_YOUR OBJECTIVE_: Output only the stretch of the listing that starts at the line containing "tot = __shfl(acc, 1);" and ends at the line containing "explicit TadTile16(int Se)", reproduced exactly with both ends.

BEGIN RECORDS FOR PROCESSING

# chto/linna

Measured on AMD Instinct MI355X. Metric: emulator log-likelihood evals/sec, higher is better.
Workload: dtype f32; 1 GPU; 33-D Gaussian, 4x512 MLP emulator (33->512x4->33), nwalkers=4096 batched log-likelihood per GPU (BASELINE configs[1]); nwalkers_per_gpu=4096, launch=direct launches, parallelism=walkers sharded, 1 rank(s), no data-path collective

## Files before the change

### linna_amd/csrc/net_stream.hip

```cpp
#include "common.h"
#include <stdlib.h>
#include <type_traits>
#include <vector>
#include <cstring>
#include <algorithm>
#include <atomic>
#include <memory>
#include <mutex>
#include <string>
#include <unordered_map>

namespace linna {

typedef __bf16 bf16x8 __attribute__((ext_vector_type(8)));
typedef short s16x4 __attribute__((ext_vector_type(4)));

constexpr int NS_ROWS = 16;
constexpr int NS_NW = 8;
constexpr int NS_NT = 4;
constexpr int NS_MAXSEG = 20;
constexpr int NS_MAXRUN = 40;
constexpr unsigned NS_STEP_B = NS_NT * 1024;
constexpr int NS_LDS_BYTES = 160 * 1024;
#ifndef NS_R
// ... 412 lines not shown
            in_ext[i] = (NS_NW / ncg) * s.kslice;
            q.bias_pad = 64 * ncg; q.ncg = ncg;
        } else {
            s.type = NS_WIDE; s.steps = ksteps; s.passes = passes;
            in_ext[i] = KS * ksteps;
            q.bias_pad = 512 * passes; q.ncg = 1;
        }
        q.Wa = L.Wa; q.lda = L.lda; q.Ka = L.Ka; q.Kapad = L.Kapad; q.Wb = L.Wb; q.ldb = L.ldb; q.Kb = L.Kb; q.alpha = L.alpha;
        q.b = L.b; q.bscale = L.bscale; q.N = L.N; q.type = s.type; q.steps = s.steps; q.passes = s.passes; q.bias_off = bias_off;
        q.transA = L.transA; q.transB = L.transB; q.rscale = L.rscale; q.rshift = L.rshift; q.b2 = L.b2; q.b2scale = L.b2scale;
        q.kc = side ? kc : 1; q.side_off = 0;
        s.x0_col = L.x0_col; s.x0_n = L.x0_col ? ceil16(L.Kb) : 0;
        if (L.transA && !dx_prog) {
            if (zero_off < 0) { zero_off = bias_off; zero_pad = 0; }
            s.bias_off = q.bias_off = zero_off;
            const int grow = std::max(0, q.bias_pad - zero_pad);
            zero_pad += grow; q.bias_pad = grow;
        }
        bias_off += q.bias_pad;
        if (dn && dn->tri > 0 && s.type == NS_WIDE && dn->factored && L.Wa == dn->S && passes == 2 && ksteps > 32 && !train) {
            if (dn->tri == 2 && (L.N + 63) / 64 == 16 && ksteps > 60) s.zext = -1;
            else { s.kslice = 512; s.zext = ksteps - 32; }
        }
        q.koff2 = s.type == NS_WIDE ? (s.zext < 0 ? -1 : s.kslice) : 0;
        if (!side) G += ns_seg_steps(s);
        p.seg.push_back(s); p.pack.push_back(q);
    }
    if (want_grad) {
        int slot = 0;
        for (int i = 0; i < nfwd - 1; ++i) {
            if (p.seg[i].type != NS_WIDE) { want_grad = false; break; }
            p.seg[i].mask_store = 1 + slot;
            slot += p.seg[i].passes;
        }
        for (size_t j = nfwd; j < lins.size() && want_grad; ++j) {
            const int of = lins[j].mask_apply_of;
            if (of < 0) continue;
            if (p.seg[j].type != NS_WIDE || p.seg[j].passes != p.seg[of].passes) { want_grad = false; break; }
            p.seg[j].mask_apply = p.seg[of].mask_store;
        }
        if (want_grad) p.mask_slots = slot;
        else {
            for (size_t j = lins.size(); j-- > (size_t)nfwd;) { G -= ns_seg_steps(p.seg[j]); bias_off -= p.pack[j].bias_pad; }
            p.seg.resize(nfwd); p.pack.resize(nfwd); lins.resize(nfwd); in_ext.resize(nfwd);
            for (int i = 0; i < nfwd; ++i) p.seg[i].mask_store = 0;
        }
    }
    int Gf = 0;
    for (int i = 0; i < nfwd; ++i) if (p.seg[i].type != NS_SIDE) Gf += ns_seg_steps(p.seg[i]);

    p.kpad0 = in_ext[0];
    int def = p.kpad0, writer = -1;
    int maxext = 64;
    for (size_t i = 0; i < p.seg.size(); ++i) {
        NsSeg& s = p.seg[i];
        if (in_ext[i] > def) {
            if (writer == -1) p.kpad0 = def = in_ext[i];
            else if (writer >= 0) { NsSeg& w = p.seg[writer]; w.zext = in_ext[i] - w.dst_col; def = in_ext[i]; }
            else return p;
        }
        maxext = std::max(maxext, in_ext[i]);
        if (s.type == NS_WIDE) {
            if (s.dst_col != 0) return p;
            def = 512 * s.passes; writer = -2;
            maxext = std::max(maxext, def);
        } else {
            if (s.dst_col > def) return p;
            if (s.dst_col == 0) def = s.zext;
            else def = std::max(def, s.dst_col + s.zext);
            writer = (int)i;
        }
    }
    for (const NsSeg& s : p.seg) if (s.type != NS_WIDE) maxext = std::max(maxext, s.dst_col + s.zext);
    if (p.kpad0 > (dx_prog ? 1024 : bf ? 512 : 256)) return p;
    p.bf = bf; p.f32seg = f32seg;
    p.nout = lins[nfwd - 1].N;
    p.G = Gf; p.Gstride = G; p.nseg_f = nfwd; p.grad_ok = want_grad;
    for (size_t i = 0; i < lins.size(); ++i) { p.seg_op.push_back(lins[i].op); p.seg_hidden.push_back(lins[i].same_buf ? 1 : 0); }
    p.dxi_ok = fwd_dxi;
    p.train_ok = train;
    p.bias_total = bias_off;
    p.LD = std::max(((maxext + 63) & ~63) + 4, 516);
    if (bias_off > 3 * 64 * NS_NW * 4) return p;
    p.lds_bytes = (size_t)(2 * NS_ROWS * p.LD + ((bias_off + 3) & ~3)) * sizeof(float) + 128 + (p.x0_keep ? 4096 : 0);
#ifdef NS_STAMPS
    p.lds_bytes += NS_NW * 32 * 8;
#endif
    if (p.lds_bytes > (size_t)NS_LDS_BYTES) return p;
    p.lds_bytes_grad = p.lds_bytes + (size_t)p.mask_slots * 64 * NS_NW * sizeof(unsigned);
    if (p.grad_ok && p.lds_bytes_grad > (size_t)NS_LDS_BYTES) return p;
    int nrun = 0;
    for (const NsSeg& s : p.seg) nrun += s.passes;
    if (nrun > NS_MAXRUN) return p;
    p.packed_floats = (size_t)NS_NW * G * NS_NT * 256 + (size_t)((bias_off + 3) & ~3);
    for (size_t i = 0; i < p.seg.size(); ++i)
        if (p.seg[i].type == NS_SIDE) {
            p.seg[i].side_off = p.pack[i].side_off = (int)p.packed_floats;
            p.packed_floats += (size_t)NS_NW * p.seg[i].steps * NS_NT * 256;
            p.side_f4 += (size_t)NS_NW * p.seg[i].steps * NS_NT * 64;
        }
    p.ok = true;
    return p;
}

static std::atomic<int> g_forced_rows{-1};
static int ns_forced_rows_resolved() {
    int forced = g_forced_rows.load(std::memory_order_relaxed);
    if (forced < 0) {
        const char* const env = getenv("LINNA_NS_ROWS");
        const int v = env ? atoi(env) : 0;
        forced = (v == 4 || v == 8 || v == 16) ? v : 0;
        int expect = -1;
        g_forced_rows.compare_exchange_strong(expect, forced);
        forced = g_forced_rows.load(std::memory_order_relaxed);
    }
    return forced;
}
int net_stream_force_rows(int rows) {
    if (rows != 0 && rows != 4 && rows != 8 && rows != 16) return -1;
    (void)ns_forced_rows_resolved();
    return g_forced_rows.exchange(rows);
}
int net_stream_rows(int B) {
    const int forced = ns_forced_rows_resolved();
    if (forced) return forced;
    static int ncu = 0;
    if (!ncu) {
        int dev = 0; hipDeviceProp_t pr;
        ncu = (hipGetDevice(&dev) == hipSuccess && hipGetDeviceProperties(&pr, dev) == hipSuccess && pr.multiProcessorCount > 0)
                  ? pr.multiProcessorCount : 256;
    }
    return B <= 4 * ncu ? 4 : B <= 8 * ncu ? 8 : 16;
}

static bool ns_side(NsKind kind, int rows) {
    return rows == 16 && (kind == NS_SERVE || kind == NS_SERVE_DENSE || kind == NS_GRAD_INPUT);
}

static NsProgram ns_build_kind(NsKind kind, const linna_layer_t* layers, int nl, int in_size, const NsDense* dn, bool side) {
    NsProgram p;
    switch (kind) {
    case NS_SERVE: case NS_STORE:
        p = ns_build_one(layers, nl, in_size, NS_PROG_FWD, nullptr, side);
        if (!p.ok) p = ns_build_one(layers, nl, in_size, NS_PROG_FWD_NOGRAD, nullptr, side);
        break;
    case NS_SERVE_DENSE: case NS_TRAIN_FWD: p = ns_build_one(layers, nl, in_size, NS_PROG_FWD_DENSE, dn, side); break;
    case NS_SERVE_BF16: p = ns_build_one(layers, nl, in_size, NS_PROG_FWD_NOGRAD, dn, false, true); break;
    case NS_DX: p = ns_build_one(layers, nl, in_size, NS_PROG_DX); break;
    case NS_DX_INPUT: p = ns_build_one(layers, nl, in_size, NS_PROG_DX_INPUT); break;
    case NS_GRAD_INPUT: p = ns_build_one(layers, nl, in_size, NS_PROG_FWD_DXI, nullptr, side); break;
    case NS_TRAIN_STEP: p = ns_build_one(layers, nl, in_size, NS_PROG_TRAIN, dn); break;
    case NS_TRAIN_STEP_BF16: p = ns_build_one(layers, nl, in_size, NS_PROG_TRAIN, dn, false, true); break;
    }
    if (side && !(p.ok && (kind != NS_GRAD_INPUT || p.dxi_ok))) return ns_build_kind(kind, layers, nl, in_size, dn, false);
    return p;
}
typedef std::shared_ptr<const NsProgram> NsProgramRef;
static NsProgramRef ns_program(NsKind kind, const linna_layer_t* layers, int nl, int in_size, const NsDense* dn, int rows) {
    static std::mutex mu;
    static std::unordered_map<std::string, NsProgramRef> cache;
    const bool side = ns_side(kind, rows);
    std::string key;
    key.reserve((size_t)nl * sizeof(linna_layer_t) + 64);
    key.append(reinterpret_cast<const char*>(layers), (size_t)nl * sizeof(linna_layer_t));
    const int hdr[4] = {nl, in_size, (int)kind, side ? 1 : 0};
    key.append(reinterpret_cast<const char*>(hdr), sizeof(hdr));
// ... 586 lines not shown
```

END RECORDS FOR PROCESSING
BEGIN RECORDS FOR PROCESSING

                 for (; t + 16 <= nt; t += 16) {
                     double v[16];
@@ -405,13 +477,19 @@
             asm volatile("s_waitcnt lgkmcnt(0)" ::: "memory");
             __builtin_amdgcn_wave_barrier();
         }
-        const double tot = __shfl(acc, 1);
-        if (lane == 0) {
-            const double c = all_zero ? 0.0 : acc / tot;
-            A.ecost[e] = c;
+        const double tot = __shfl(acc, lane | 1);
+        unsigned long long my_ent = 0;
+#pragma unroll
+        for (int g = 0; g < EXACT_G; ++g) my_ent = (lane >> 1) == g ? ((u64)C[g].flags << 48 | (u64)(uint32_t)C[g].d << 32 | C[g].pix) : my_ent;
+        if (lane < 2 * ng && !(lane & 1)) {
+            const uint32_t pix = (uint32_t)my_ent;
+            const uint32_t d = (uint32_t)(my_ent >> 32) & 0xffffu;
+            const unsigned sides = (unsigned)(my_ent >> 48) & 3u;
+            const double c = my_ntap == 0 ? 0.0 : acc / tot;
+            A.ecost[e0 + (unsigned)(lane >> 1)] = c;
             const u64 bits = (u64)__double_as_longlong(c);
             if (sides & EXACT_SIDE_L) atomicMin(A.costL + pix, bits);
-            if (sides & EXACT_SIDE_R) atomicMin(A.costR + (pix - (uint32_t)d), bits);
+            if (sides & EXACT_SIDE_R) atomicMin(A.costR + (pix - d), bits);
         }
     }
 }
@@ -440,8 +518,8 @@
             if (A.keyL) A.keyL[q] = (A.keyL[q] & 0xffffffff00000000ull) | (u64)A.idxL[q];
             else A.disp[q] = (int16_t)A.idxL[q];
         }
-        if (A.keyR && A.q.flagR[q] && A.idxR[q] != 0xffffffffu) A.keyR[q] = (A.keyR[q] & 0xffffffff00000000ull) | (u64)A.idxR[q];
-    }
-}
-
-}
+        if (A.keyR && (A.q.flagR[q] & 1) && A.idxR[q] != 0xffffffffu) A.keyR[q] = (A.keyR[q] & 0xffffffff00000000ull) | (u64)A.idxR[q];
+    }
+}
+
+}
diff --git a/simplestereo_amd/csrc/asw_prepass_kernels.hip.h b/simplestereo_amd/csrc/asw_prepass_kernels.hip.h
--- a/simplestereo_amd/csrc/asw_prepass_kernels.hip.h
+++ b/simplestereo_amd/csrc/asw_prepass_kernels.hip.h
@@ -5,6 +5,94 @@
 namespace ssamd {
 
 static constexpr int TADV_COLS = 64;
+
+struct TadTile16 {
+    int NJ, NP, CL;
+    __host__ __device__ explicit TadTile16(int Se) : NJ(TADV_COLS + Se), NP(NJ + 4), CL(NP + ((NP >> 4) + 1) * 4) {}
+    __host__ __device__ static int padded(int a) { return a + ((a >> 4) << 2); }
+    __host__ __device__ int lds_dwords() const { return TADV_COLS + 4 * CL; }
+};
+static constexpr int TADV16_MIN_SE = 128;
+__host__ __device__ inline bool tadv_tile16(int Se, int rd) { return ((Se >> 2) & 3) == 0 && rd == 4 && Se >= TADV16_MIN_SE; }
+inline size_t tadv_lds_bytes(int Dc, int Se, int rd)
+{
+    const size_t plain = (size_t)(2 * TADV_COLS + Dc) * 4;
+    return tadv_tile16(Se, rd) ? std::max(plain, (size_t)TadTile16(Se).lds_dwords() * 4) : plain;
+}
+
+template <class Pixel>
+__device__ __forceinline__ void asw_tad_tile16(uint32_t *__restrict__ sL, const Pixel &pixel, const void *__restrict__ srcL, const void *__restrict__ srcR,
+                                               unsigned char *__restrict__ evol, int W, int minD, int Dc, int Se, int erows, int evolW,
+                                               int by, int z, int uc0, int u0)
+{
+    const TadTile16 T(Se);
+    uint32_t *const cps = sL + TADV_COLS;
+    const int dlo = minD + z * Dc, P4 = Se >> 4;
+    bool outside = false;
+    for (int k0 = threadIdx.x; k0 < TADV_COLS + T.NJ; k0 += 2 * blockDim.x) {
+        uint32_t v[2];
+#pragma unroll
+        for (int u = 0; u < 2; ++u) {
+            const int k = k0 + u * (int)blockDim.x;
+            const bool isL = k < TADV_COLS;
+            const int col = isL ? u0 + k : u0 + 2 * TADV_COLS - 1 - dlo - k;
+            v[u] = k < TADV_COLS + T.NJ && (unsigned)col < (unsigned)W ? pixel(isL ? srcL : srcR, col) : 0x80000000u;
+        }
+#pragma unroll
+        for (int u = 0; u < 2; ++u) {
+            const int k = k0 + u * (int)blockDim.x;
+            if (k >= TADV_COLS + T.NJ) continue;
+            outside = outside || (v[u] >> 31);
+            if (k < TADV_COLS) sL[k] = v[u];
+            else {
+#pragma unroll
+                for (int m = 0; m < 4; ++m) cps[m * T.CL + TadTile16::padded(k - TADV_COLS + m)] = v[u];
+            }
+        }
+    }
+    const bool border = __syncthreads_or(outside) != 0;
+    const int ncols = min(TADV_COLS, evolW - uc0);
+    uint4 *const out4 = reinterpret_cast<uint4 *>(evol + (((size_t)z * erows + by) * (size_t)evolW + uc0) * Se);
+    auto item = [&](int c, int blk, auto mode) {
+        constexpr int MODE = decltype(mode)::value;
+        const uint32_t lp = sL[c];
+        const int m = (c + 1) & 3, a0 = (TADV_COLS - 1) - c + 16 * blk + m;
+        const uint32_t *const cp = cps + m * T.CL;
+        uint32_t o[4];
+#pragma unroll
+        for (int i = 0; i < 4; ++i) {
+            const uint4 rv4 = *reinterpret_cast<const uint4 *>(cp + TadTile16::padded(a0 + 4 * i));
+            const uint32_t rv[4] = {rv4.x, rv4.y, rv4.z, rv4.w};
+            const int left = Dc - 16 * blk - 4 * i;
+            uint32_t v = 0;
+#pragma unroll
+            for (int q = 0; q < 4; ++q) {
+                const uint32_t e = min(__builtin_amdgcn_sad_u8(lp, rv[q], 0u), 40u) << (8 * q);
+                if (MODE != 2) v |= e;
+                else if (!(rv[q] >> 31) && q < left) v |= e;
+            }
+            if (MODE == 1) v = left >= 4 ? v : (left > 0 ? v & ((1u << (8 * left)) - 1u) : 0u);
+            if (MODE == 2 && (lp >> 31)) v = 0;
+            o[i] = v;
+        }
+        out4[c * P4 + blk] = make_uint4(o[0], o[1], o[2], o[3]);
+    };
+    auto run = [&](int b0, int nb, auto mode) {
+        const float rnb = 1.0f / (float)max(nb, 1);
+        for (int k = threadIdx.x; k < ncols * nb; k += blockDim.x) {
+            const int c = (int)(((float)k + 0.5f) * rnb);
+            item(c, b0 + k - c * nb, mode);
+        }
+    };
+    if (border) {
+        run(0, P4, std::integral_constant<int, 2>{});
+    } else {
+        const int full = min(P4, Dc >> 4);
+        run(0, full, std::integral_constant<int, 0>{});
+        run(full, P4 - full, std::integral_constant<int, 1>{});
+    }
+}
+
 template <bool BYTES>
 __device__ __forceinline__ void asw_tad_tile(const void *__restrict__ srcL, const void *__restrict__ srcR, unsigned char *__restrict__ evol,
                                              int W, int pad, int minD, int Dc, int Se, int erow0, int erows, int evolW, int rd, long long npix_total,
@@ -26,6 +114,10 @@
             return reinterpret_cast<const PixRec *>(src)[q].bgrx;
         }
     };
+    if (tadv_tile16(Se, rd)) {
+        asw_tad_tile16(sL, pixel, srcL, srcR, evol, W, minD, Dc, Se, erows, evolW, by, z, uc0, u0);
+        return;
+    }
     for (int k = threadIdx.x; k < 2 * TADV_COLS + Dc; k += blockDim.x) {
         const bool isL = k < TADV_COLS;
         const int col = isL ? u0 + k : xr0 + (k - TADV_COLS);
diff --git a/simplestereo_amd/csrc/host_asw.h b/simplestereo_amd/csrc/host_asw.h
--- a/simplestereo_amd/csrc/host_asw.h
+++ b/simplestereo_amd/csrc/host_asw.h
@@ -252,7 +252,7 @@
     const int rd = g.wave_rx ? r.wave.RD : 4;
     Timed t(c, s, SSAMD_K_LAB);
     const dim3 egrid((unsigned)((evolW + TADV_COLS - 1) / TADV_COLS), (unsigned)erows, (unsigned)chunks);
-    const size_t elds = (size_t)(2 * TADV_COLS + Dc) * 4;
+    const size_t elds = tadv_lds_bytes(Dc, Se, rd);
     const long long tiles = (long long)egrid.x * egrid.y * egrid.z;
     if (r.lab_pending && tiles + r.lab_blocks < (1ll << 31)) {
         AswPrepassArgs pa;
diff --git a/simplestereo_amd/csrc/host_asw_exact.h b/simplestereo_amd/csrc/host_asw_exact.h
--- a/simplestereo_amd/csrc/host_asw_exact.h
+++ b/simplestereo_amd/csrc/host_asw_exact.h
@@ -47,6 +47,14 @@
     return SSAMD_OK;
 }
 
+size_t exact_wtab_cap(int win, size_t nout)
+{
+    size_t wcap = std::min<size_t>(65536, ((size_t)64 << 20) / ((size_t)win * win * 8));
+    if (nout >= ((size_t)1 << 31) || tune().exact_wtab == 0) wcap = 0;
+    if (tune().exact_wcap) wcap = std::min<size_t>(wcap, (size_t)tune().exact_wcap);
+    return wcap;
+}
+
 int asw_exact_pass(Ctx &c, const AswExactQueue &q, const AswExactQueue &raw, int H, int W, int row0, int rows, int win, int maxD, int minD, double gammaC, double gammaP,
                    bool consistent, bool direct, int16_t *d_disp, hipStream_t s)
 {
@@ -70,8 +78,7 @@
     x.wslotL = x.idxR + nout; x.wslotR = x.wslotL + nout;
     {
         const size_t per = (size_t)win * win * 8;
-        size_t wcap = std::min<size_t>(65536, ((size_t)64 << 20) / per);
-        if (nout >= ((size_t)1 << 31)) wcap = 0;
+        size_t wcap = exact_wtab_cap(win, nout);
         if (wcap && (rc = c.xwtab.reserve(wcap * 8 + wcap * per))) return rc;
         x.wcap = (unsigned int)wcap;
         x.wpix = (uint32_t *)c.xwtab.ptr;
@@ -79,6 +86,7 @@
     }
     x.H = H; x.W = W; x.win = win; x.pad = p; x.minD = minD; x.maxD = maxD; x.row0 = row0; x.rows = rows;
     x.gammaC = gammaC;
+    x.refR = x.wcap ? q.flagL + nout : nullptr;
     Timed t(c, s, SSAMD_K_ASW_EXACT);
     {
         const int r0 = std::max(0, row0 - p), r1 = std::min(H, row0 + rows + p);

END RECORDS FOR PROCESSING

_SOLUTION_:
-        const double tot = __shfl(acc, 1);
-        if (lane == 0) {
-            const double c = all_zero ? 0.0 : acc / tot;
-            A.ecost[e] = c;
+        const double tot = __shfl(acc, lane | 1);
+        unsigned long long my_ent = 0;
+#pragma unroll
+        for (int g = 0; g < EXACT_G; ++g) my_ent = (lane >> 1) == g ? ((u64)C[g].flags << 48 | (u64)(uint32_t)C[g].d << 32 | C[g].pix) : my_ent;
+        if (lane < 2 * ng && !(lane & 1)) {
+            const uint32_t pix = (uint32_t)my_ent;
+            const uint32_t d = (uint32_t)(my_ent >> 32) & 0xffffu;
+            const unsigned sides = (unsigned)(my_ent >> 48) & 3u;
+            const double c = my_ntap == 0 ? 0.0 : acc / tot;
+            A.ecost[e0 + (unsigned)(lane >> 1)] = c;
             const u64 bits = (u64)__double_as_longlong(c);
             if (sides & EXACT_SIDE_L) atomicMin(A.costL + pix, bits);
-            if (sides & EXACT_SIDE_R) atomicMin(A.costR + (pix - (uint32_t)d), bits);
+            if (sides & EXACT_SIDE_R) atomicMin(A.costR + (pix - d), bits);
         }
     }
 }
@@ -440,8 +518,8 @@
             if (A.keyL) A.keyL[q] = (A.keyL[q] & 0xffffffff00000000ull) | (u64)A.idxL[q];
             else A.disp[q] = (int16_t)A.idxL[q];
         }
-        if (A.keyR && A.q.flagR[q] && A.idxR[q] != 0xffffffffu) A.keyR[q] = (A.keyR[q] & 0xffffffff00000000ull) | (u64)A.idxR[q];
-    }
-}
-
-}
+        if (A.keyR && (A.q.flagR[q] & 1) && A.idxR[q] != 0xffffffffu) A.keyR[q] = (A.keyR[q] & 0xffffffff00000000ull) | (u64)A.idxR[q];
+    }
+}
+
+}
diff --git a/simplestereo_amd/csrc/asw_prepass_kernels.hip.h b/simplestereo_amd/csrc/asw_prepass_kernels.hip.h
--- a/simplestereo_amd/csrc/asw_prepass_kernels.hip.h
+++ b/simplestereo_amd/csrc/asw_prepass_kernels.hip.h
@@ -5,6 +5,94 @@
 namespace ssamd {
 
 static constexpr int TADV_COLS = 64;
+
+struct TadTile16 {
+    int NJ, NP, CL;
+    __host__ __device__ explicit TadTile16(int Se) : NJ(TADV_COLS + Se), NP(NJ + 4), CL(NP + ((NP >> 4) + 1) * 4) {}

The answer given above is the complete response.